Verantwortungsvoll spielen
Automatenspiel hat einen negativen Erwartungswert, und bei The Dog House ist er ungewöhnlich ungleich verteilt: Der größte Teil der Auszahlung steckt in einem Feature, das lange ausbleiben kann. Genau diese Bauweise erzeugt den Gedanken, der Bonus sei nach 200 leeren Spins «fällig». Er ist es nicht — jeder Spin ist unabhängig vom vorherigen, und die Wahrscheinlichkeit ändert sich durch eine lange Trockenstrecke nicht.
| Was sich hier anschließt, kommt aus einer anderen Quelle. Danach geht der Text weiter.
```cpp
#define S3_FOR_EACH_NBF(X) \
	X(2, 4, 8, 3, 1, 1, 2) X(3, 4, 8, 3, 1, 1, 1) X(4, 4, 8, 3, 1, 1, 1) X(5, 3, 8, 3, 1, 1, 2) X(6, 3, 8, 3, 1, 1, 1) \
	X(7, 4, 4, 2, 2, 2, 1) X(8, 4, 4, 2, 2, 2, 1) X(9, 4, 4, 2, 2, 1, 1) X(10, 4, 4, 2, 2, 1, 1) X(11, 4, 4, 2, 2, 1, 1) \
	X(12, 3, 4, 2, 2, 1, 1) X(13, 3, 4, 2, 2, 1, 1) X(14, 2, 4, 2, 2, 2, 1) X(15, 2, 4, 2, 2, 1, 1) X(16, 2, 4, 2, 2, 1, 1)
#define S3_FOR_EACH_NBF_MISS(X) \
	X(2, 4, 8, 3, 1, 1, 2) X(3, 3, 8, 3, 1, 1, 2) X(4, 3, 8, 3, 1, 1, 2) X(5, 2, 8, 3, 1, 2, 2) X(6, 3, 4, 2, 2, 2, 1) \
	X(7, 2, 4, 2, 2, 2, 1) X(8, 2, 4, 2, 2, 2, 1) X(9, 2, 4, 2, 2, 2, 1) X(10, 2, 4, 2, 2, 2, 1) X(11, 1, 4, 2, 2, 2, 1) \
	X(12, 1, 4, 2, 2, 2, 1) X(13, 1, 4, 2, 2, 2, 1) X(14, 1, 4, 2, 2, 2, 1) X(15, 1, 4, 2, 2, 2, 1) X(16, 1, 4, 2, 2, 2, 1)
static inline size_t s3_lds_bytes(int NBF, int NAF, int NC, int DA, int DB) { return ((size_t)(DB + 1) * 4 * NBF + (size_t)(DA + 1) * 2 * NC * NAF) * 1024; }

#ifndef S3_KERNEL_ONLY
#include "kern_lists.h"

__device__ __forceinline__ unsigned long long s3_block_excl(unsigned long long x, unsigned long long *sh)
{
	const int tid = threadIdx.x;
	sh[tid] = x;
	__syncthreads();
	for (int o = 1; o < 1024; o <<= 1) {
		const unsigned long long y = tid >= o ? sh[tid - o] : 0;
		__syncthreads();
		sh[tid] += y;
		__syncthreads();
	}
	const unsigned long long incl = sh[tid];
	__syncthreads();
	return incl - x;
}

__global__ void __launch_bounds__(256)
s3_ingest_clist_count_kernel(int M, int N, int lim, int *__restrict__ nzv ,
	const int *__restrict__ n2v, const int *__restrict__ n3, uint8_t *__restrict__ corient)
{
	const int v = blockIdx.x * 256 + threadIdx.x;
	if (v >= M) return;
	const int nz = nzv[v], n2 = n2v[v], m3 = n3[v];
	const long long AC = (long long)(nz - n2 - m3) + 2ll * n2;
	const bool minus = (double)AC / (2.0 * (double)(N - m3)) > 0.5;
	const int nnz = minus ? N - n2 : nz;
	const int orient = (N - m3 > 0 && nnz <= lim) ? (minus ? 2 : 1) : 0;
	corient[v] = (uint8_t)orient;
	nzv[v] = orient ? nnz : 0;
}

__global__ void __launch_bounds__(1024)
s3_ingest_clist_kernel(int M, unsigned cidx_cap, const int *__restrict__ cn, unsigned *__restrict__ cptr, uint8_t *__restrict__ corient)
{
	__shared__ unsigned long long sh[1024];
	const int tid = threadIdx.x, per = (M + 1023) / 1024, v0 = tid * per, v1 = min(M, v0 + per);
	unsigned long long mine = 0;
	for (int v = v0; v < v1; v++) mine += (unsigned long long)cn[v];
	unsigned long long base = s3_block_excl(mine, sh);
	for (int v = v0; v < v1; v++) {
		const int n = cn[v];
		const bool fits = base + (unsigned long long)n <= (unsigned long long)cidx_cap;
		cptr[v] = (unsigned)min(base, (unsigned long long)cidx_cap);
		if (!fits) corient[v] = 0;
		else base += (unsigned long long)n;
	}
	if (tid == 1023) cptr[M] = (unsigned)min(base, (unsigned long long)cidx_cap);
}

// ... 72 lines not shown
	const long long *__restrict__ t3part , int nr,
	const int *__restrict__ lcnt , size_t ld, int *__restrict__ ovf_list,
	SpaRec *__restrict__ recs, int *__restrict__ counters, int btop, int *__restrict__ fb_series, int *__restrict__ fb_exact,
	double *__restrict__ out8, uint8_t *__restrict__ valid, double guard_tol, int dbg = 0)
{
	constexpr int P = 2 * K + 2, CW = P - 1;
	constexpr int S3E_VB = s3e_vb(K);
	__shared__ double s_acc[S3E_VB][P | 1];
	__shared__ double s_imp[S3E_VB];
	__shared__ int s_n[S3E_VB][4];
	__shared__ long long s_ftot[P][2];
	__shared__ int s_col[P][3];
	const int tid = threadIdx.x, j0 = blockIdx.x * S3E_VB;
	const int N = md.N;
	if (dbg & 1) {
		if (tid == 0)
#pragma unroll
			for (int c = 0; c < P; c++) {
				s_col[c][0] = ep.ccol[c]; s_col[c][1] = ep.climb[c]; s_col[c][2] = ep.escale[c];
				s_ftot[c][0] = ep.ftot_hi[c]; s_ftot[c][1] = ep.ftot_lo[c];
			}
	} else
	for (int c = tid; c < P; c += S3E_VB) {
		s_col[c][0] = ep.ccol[c]; s_col[c][1] = ep.climb[c]; s_col[c][2] = ep.escale[c];
		s_ftot[c][0] = ep.ftot_hi[c]; s_ftot[c][1] = ep.ftot_lo[c];
	}
	{
		const int j = j0 + tid;
		const int *a0 = accbuf + (size_t)min(j, M - 1) * acc_stride;
		int n3 = 0;
		bool over = false;
		if (miss_off) n3 = a0[miss_off + ep.col_ones] / 4;
		else {
			for (int g0 = 0; g0 < nr; g0 += 8) {
				int cn[8];
#pragma unroll
				for (int u = 0; u < 8; u++) cn[u] = lcnt[(size_t)min(g0 + u, nr - 1) * ld + min(j, M - 1)];
#pragma unroll
				for (int u = 0; u < 8; u++) if (g0 + u < nr) { over |= cn[u] < 0; n3 += cn[u] < 0 ? 0 : cn[u]; }
			}
		}
		if (j >= M) n3 = 0;
		{
			const int tot = wave_total_i(n3);
			if ((tid & 63) == 0 && tot >= 64) atomicAdd(&counters[22], tot >> 6);
		}
		int state = 0, n1 = 0, n2 = 0;
		double imp = 0;
		if (dbg & 8) over = false;
		if (j < M) {
			if (over) ovf_list[atomicAdd(&counters[23], 1)] = j;
			else {
				const long long AC = (long long)(a0[ep.col_ones] / 4) - 3ll * n3;
				n2 = a0[ep.col_b1 + ep.climb[CW]] / 8 - n3;
				n1 = (int)(AC - 2ll * n2);
				const VarHead h = make_head(md, (double)AC, N - n3);
				if (!h.pass) { nan_row(out8 + (size_t)j * 8); valid[j] = 0; }
				else { state = h.minus ? 2 : 1; imp = 2 * h.AF; }
			}
		}
		s_n[tid][0] = n1; s_n[tid][1] = n2; s_n[tid][2] = n3; s_n[tid][3] = state;
		s_imp[tid] = imp;
	}
	__syncthreads();
	for (int task = tid; task < S3E_VB * P; task += S3E_VB) {
		const int vl = task / P, c = task - vl * P, j = j0 + vl;
		const int state = s_n[vl][3];
		if (!state) continue;
		const int cc = s_col[c][0], nl = s_col[c][1];
		if (nl == 0) { s_acc[vl][c] = 0; continue; }
		const int *a0 = accbuf + (size_t)j * acc_stride;
		const bool minus = state == 2;
		const double imp = s_imp[vl];
		int lv[MF_NLIMB], lm[MF_NLIMB], lb[MF_NLIMB];
#pragma unroll
		for (int l = 0; l < MF_NLIMB; l++) lv[l] = a0[cc + min(l, nl - 1)];
		HiLo T3 = hl(0, 0);
		if (miss_off) {
#pragma unroll
			for (int l = 0; l < MF_NLIMB; l++) lm[l] = a0[miss_off + cc + min(l, nl - 1)];
		} else if (!(dbg & 2)) {
			const long long *p = t3part + ((size_t)j * P + c) * 2;
			const size_t gs = (size_t)M * P * 2;
			for (int g0 = 0; g0 < nr; g0 += 8) {
				long long ph[8], pl[8];
#pragma unroll
				for (int u = 0; u < 8; u++) { const long long *q = p + (size_t)min(g0 + u, nr - 1) * gs; ph[u] = q[0]; pl[u] = q[1]; }
#pragma unroll
				for (int u = 0; u < 8; u++) if (g0 + u < nr) { T3.hi += ph[u]; T3.lo += pl[u]; }
			}
		}
		if (c == CW) {
#pragma unroll
			for (int l = 0; l < MF_NLIMB; l++) lb[l] = a0[ep.col_b1 + min(l, nl - 1)];
		}
		auto limbs = [&](const int (&x)[MF_NLIMB]) -> HiLo {
			long long lo = 0, hi = 0;
#pragma unroll
			for (int l = 3; l >= 0; l--) lo = lo * 256 + (l < nl ? x[l] : 0);
#pragma unroll
			for (int l = MF_NLIMB - 1; l >= 4; l--) hi = hi * 256 + (l < nl ? x[l] : 0);
			return hl(hi, lo);
		};
		const HiLo V = limbs(lv);
		if (miss_off) T3 = limbs(lm);
		const HiLo W = hl_axpy(-3, T3, V);
		const double t3d = hl_to_double(T3);
// ... 93 lines not shown
```

### saigegds_amd/csrc/kern_score_mfma.h

```cpp
#pragma once
#include <type_traits>


typedef int v4i __attribute__((ext_vector_type(4)));

#define MF_NAF 4
#ifndef MF_WAVES
#define MF_WAVES 4
#endif
#define MF_VPW (16 * MF_NAF)
#define MF_VPB (MF_VPW * MF_WAVES)
#define MF_NLIMB 7
#define MF_LIMB_A 5
#define MF_LIMB_E 6
#define MF_GLIMBS 64
#define MF_MAXP (2 * SGX_MAX_COEFF + 2)
#define MF_MAXG 4

struct MfTab {
	const uint8_t *Fl;
	int ntile;
};

struct MfEpi {
	int ngroups, acc_stride;
	int goff[MF_MAXG], gncol[MF_MAXG];
	int col_ones;
	int col_b1;
	unsigned char cgrp[MF_MAXP], ccol[MF_MAXP], climb[MF_MAXP];
	int derive_c;
	double XVXi[SGX_MAX_COEFF * SGX_MAX_COEFF];
	int escale[MF_MAXP];
	long long ftot_hi[MF_MAXP];
	long long ftot_lo[MF_MAXP];
};

__host__ __device__ __forceinline__ int mf_pos(int s) { return ((s & 3) << 2) | (s >> 2); }

__device__ __forceinline__ void mf_unpack(uint32_t w, v4i &val, v4i &b1)
{
	val[0] = (int)(w & 0x03030303u);
	val[1] = (int)((w >> 2) & 0x03030303u);
	val[2] = (int)((w >> 4) & 0x03030303u);
	val[3] = (int)((w >> 6) & 0x03030303u);
#pragma unroll
	for (int k = 0; k < 4; k++) b1[k] = (int)((uint32_t)val[k] & 0x02020202u);
}

template <int NBFV, bool HAS_B1, bool WIDE = false, int ABL = 0, int NAF = MF_NAF>
__global__ void __launch_bounds__(WAVE * MF_WAVES, NAF == 4 ? 2 : NAF == 3 ? 3 : 4)
score_mfma_kernel(const uint8_t *__restrict__ packed, size_t bpv, int M, MfTab tb,
	int tiles_per_split, int *__restrict__ accbuf, int acc_stride)
{
	constexpr int NBF = NBFV + (HAS_B1 ? 1 : 0);
	constexpr int NCOL = 16 * NBF;
	constexpr int TILE_BYTES = 16 * NCOL * 16;
	constexpr int NDMA = (TILE_BYTES / 1024 + MF_WAVES - 1) / MF_WAVES;
	constexpr int AW = WIDE ? 2 : 1;
	constexpr bool SPREAD = !(ABL & (2048 | 16));
	static_assert(AW * NAF + NDMA <= 4 * NAF, "more loads per tile than MFMA groups");
	extern __shared__ __attribute__((aligned(16))) uint8_t smem[];
	uint8_t *ldsB = smem;

	const int tid = threadIdx.x, lane = tid & (WAVE - 1), wid = tid / WAVE;
	const int r = lane & 15, kg = lane >> 4;
	unsigned vt_idx = blockIdx.x, split = blockIdx.y;
	{
		const unsigned VT = gridDim.x, L = blockIdx.y * VT + blockIdx.x, full = gridDim.y & ~7u;
		if (L < full * VT) { const unsigned q = L >> 3; split = 8 * (q / VT) + (L & 7); vt_idx = q % VT; }
	}
	const int vbase = vt_idx * (16 * NAF * MF_WAVES) + wid * 16 * NAF;
	const int t0 = split * tiles_per_split;
	const int t1 = min(tb.ntile, t0 + tiles_per_split);

	v4i acc[NAF][NBF], accm[NAF][NBFV];
#pragma unroll
	for (int f = 0; f < NAF; f++) {
#pragma unroll
		for (int b = 0; b < NBF; b++) acc[f][b] = (v4i){0, 0, 0, 0};
#pragma unroll
		for (int b = 0; b < NBFV; b++) accm[f][b] = (v4i){0, 0, 0, 0};
// ... 170 lines not shown
```

Before: 18.42 million.

## Drop duplicated bit-1 fragment from B tile by reusing value fragment 0

The host layout no longer stores a separate bit-1 copy of the weight and constant columns. The constant column is placed right after the weight limbs so both sit in value fragment 0. The kernels now read fragment 0 again for the bit-1 MFMAs, with optional register aliasing, instead of loading a dedicated fragment. This cuts B-tile bytes, LDS footprint and ds_reads per tile, at the cost of a more involved compile-time schedule and a new init failure when the constant column falls outside fragment 0.

```diff
diff --git a/saigegds_amd/csrc/host_init.h b/saigegds_amd/csrc/host_init.h
--- a/saigegds_amd/csrc/host_init.h
+++ b/saigegds_amd/csrc/host_init.h
@@ -224,12 +224,14 @@
 			if (N < 16384) nl = std::min(MF_NLIMB, nl + 1);
 			return nl;
 		};
-		int used = 1;
+		int used = 0, col_ones = -1;
 		for (int c : order) {
 			const int nl = limbs_for(c);
-			ep.cgrp[c] = 0; ep.ccol[c] = (unsigned char)(used - 1); ep.climb[c] = (unsigned char)nl;
+			ep.cgrp[c] = 0; ep.ccol[c] = (unsigned char)used; ep.climb[c] = (unsigned char)nl;
 			used += nl;
-		}
+			if (c == CW) col_ones = used++;
+		}
+		if (col_ones < 0 || col_ones >= 16) { delete h; return fail(SGX_EINVAL, "sgx_init: the constant column (%d) is outside value fragment 0", col_ones); }
 		if (range_ok) {
 		const int nbfv = (used + 15) / 16;
 		h->mf_nbfv[0] = nbfv;
@@ -237,13 +239,15 @@
 		ep.goff[0] = 0;
 		ep.gncol[0] = 16 * (nbfv + 1);
 		ep.acc_stride = ep.gncol[0];
-		ep.col_ones = used - 1;
-		ep.col_b1 = 16 * nbfv;
+		ep.col_ones = col_ones;
+		ep.col_b1 = 16 * nbfv + ep.ccol[CW];
+		ep.col_b1_ones = 16 * nbfv + col_ones;
 		h->mf[0].ntile = ntile;
-		Fl.assign(ngrp_pad * ep.gncol[0] * 16, 0);
+		const size_t ncolB = 16 * (size_t)nbfv;
+		Fl.assign(ngrp_pad * ncolB * 16, 0);
 		Qt.assign((size_t)N * P, 0);
 		auto at = [&](int i, int col) -> int8_t & {
-			return Fl[((size_t)(i / 16) * ep.gncol[0] + col) * 16 + s3_pos(i % 16)];
+			return Fl[((size_t)(i / 16) * ncolB + col) * 16 + s3_pos(i % 16)];
 		};
 		for (int c = 0; c < P; c++) {
 			const int cc = ep.ccol[c], nl = ep.climb[c];
@@ -265,7 +269,6 @@
 					long long d = (l < nl - 1) ? (((rem + 128) & 255) - 128) : rem;
 					rem = (rem - d) >> 8;
 					at(i, cc + l) = (int8_t)d;
-					if (c == CW) at(i, ep.col_b1 + l) = (int8_t)d;
 				}
 			}
 			const __int128 two32 = ((__int128)1) << 32;
@@ -276,7 +279,6 @@
 		for (int i = 0; i < N; i++) {
 			const int8_t d = (int8_t)(4 / s3_scale(i % 16));
 			at(i, ep.col_ones) = d;
-			at(i, ep.col_b1 + ep.climb[CW]) = d;
 		}
 		h->mf_ok = true;
 		}
diff --git a/saigegds_amd/csrc/kern_score3.h b/saigegds_amd/csrc/kern_score3.h
--- a/saigegds_amd/csrc/kern_score3.h
+++ b/saigegds_amd/csrc/kern_score3.h
@@ -59,11 +59,11 @@
 struct s3_one {
 	static constexpr int NM = 7 * NAF, NOPT = S3_UNPACK3_OPS * NAF, DL = 2, NK = 3 * NOPT;
 	static constexpr int piece_of(int m) { return m < NAF ? m : m < 3 * NAF ? (m - NAF) / 2 : (m - 3 * NAF) / 4; }
-	static constexpr int frag_of(int m) { return m < NAF ? 3 : m < 3 * NAF ? 0 : 1 + ((m - 3 * NAF) & 3) / 2; }
+	static constexpr int frag_of(int m) { return m < 3 * NAF ? 0 : 1 + ((m - 3 * NAF) & 3) / 2; }
 	static constexpr int plane_of(int m) { return m < NAF ? 2 : m < 3 * NAF ? (m - NAF) & 1 : (m - 3 * NAF) & 1; }
 	static constexpr int chunk_of(int m) { return m < 3 * NAF ? 0 : 1; }
-	static constexpr int slot_of(int m) { return m < NAF ? 0 : m < 3 * NAF ? 1 : ((m - 3 * NAF) & 3) / 2; }
-	static constexpr int frag(int ch, int j) { return ch == 0 ? (j == 0 ? 3 : 0) : 1 + j; }
+	static constexpr int slot_of(int m) { return m < 3 * NAF ? 0 : ((m - 3 * NAF) & 3) / 2; }
+	static constexpr int frag(int ch, int j) { return ch == 0 ? 0 : 1 + j; }
 	static constexpr bool enters(int m) { return m == 0 || m == 3 * NAF; }
 	static constexpr int piece(int i) { return i < 7 * NAF ? i / 7 : (i - 7 * NAF) / 8; }
 	static constexpr int op(int i)
@@ -104,6 +104,9 @@
 	}
 };
 
+constexpr int s3_slot_at(bool early, int nbw, int p) { return !early ? p : p == 0 ? 0 : p == 1 ? nbw - 1 : p - 1; }
+constexpr int s3_chunk_n(bool one, int nch, int bch, int nlast, int ch) { return one ? (ch == 0 ? 1 : 2) : ch == nch - 1 ? nlast : bch; }
+
 template <int NBF, int NAF, int NC, int NLA, int NLB, int DA, int DB, int ABL = 0, int NCB = 1, int NBUF_ = 2, int RM = 0, bool MISS = false>
 __global__ void __launch_bounds__(64 * (NC + NLA + NLB), (NC + NLA + NLB + 3) / 4)
 score3_kernel(const uint8_t *__restrict__ A, const uint8_t *__restrict__ Fl, S3Plan pl, int *__restrict__ out, unsigned long long *__restrict__ stamps)
@@ -111,8 +114,10 @@
 #if __HIP_DEVICE_COMPILE__
 	static_assert(NC % NCB == 0 && NCB >= 1 && NCB <= 4, "consumer waves = variant groups x column groups");
 	constexpr int NCV = NC / NCB;
+	static_assert(NBF >= 2, "a value fragment and the bit-1 slot");
+	constexpr int NBV = NBF - 1;
 	constexpr int NBWMAX = (NBF + NCB - 1) / NCB;
-	constexpr int NCOL = 16 * NBF;
+	constexpr int NCOL = 16 * NBV;
 	constexpr int TILE_BYTES = 16 * NCOL * 16;
 	constexpr int NPB = TILE_BYTES / 1024;
 	constexpr int NPA = NCV * NAF;
@@ -273,7 +278,7 @@
 		constexpr int NBW = (NBF - B0 < NBWMAX) ? NBF - B0 : NBWMAX;
 		constexpr bool HASB1 = B0 + NBW == NBF;
 		static_assert(NBW >= 1, "empty column group");
-		const uint32_t bt_lds = smem_lds + (4 * kg * NCOL + r) * 16 + B0 * 256;
+		const uint32_t bt_lds = smem_lds + (4 * kg * NCOL + r) * 16;
 
 		s3_v4i acc[NAF][NBW];
 #pragma unroll
@@ -286,9 +291,14 @@
 		constexpr bool PIPE = NCB == 1 && NBF <= 8;
 		constexpr int NCH = (NBW + BCH - 1) / BCH;
 		constexpr int NM = NAF * NBW;
+		constexpr bool SHARE = HASB1 && B0 == 0;
+		constexpr bool EARLY = SHARE && NCH > 1;
+		constexpr int PB1 = !HASB1 ? -1 : EARLY ? 1 : NBW - 1;
+		constexpr bool ALIAS = SHARE && PB1 < BCH;
+		constexpr bool LASTB1 = HASB1 && !EARLY;
 		constexpr int NV = HASB1 ? 4 * NAF : 0, NW = 5 * NAF;
-		constexpr int BLV = HASB1 ? NBW - 2 : NBW - 1;
-		constexpr int MB = HASB1 ? ((!PIPE && NBW >= 3) ? (NBW - 2) * NAF : (NBW - 1) * NAF) : 0;
+		constexpr int BLV = LASTB1 ? NBW - 2 : NBW - 1;
+		constexpr int MB = EARLY ? NAF : HASB1 ? ((!PIPE && NBW >= 3) ? (NBW - 2) * NAF : (NBW - 1) * NAF) : 0;
 		static_assert(!HASB1 || NBW >= 2 || NCB == 1, "a column group of the b1 fragment alone has no slot for its unpack");
 
 		int sa = 0, sb = 0;
@@ -307,14 +317,19 @@
 				constexpr int ci = decltype(CI)::value, u = ci / NCH, b0 = (ci % NCH) * BCH;
 				s3_static_for<0, BCH>([&](auto J) {
 					constexpr int j = decltype(J)::value;
-					if constexpr (b0 + j < NBW) {
+					if constexpr (b0 + j < NBW && !(ALIAS && b0 + j == PB1)) {
+						constexpr int frag = b0 + j == PB1 ? 0 : B0 + s3_slot_at(EARLY, NBW, b0 + j);
 						if (ABL & 8) bf[ci % NBUF][j] = (s3_v4i){u, j, r, sa};
-						else S3_DS_READ(bf[ci % NBUF][j], b_addr, u * NCOL * 16 + (b0 + j) * 256);
+						else S3_DS_READ(bf[ci % NBUF][j], b_addr, u * NCOL * 16 + frag * 256);
 					}
 				});
 			};
 			constexpr int nread_last = NBW - (NCH - 1) * BCH;
-			auto nreads = [](int c0, int c1) constexpr { int n = 0; for (int c = c0; c < c1 && c < 4 * NCH; c++) n += (c % NCH == NCH - 1) ? nread_last : BCH; return n; };
+			auto nreads = [](int c0, int c1) constexpr {
+				int n = 0;
+				for (int c = c0; c < c1 && c < 4 * NCH; c++) n += ((c % NCH == NCH - 1) ? nread_last : BCH) - ((ALIAS && c % NCH == 0) ? 1 : 0);
+				return n;
+			};
 			s3_static_for<0, NBUF - 1>([&](auto C) { if constexpr (decltype(C)::value < 4 * NCH) read_chunk(C); });
 			if (!(ABL & 8)) { S3_LGKM_WAIT(nreads(0, NBUF - 1), aw[0]); } else { S3_LGKM_WAIT(0, aw[0]); }
 #pragma unroll
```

Legen Sie Einsatzhöhe, Spinzahl und Verlustgrenze fest, bevor Sie den ersten Dreh machen, und behandeln Sie das Budget als Preis für Unterhaltung, nicht als Einsatzkapital.
Wer eine Spielpause braucht, kann sich in Deutschland über OASIS sperren lassen, in der Schweiz über die Spielsperre; bei Anbietern ohne inländische Konzession greift beides nicht. Kostenlose und anonyme Beratung gibt es in allen drei Ländern, auch für Angehörige — in Deutschland unter der Nummer der BZgA, 0800 1 37 27 00.
Häufige Fragen
Wie hoch ist die Auszahlungsquote von The Dog House?
96,51 %. Auf 100 Spins zu 3 € entspricht das einem rechnerischen Verlust von 10,47 €, auf der Einstiegsstufe von 1 € sind es 3,49 €. Über eine einzelne Sitzung sagt der Wert wenig aus, weil der Großteil der Auszahlung in den Freispielen steckt.
Kann ich den Bonus bei The Dog House kaufen?
Nein, dieser Titel hat keine Bonuskauf-Funktion — auch nicht bei Anbietern ohne deutsche Konzession. Das gilt nur für das Original; Multihold, Dog or Alive und Royal Hunt haben die Funktion dort, wo sie erlaubt ist.
Wie hoch ist der maximale Gewinn?
Das 6.750-Fache des Einsatzes — in Deutschland also 20.250 € auf der 3-Euro-Stufe, 33.750 € bei 5 € und 6.750 € bei 1 €.
Wie viele Freispiele bekommt man?
Die Zuteilung erfolgt nach Angaben von Pragmatic Play zufällig statt in fester Höhe. In der Praxis liegen die meisten Runden zwischen 9 und 15 Freispielen.
Spielt sich der Slot in Deutschland anders als bei einem Anbieter ohne Konzession?
Die Mechanik ist identisch, das Tempo und die Einsatzspanne nicht. Im legalen Segment liegt die Obergrenze seit dem 1. Juli 2026 bei 3 € ab 21 Jahren, bei 1 € für 18- bis 20-Jährige und bei 5 € erst nach 90 Tagen ohne Auffälligkeiten. Autostart ist untersagt, zwischen zwei Drehs liegen fünf Sekunden Pause.
Ist eine lange Serie ohne Bonus ein Zeichen für ein manipuliertes Spiel?
Nein. 200 Spins ohne Feature liegen bei einem hoch schwankenden Automaten im Normalbereich. Ein zertifizierter Zufallsgenerator hat kein Gedächtnis für vorherige Runden.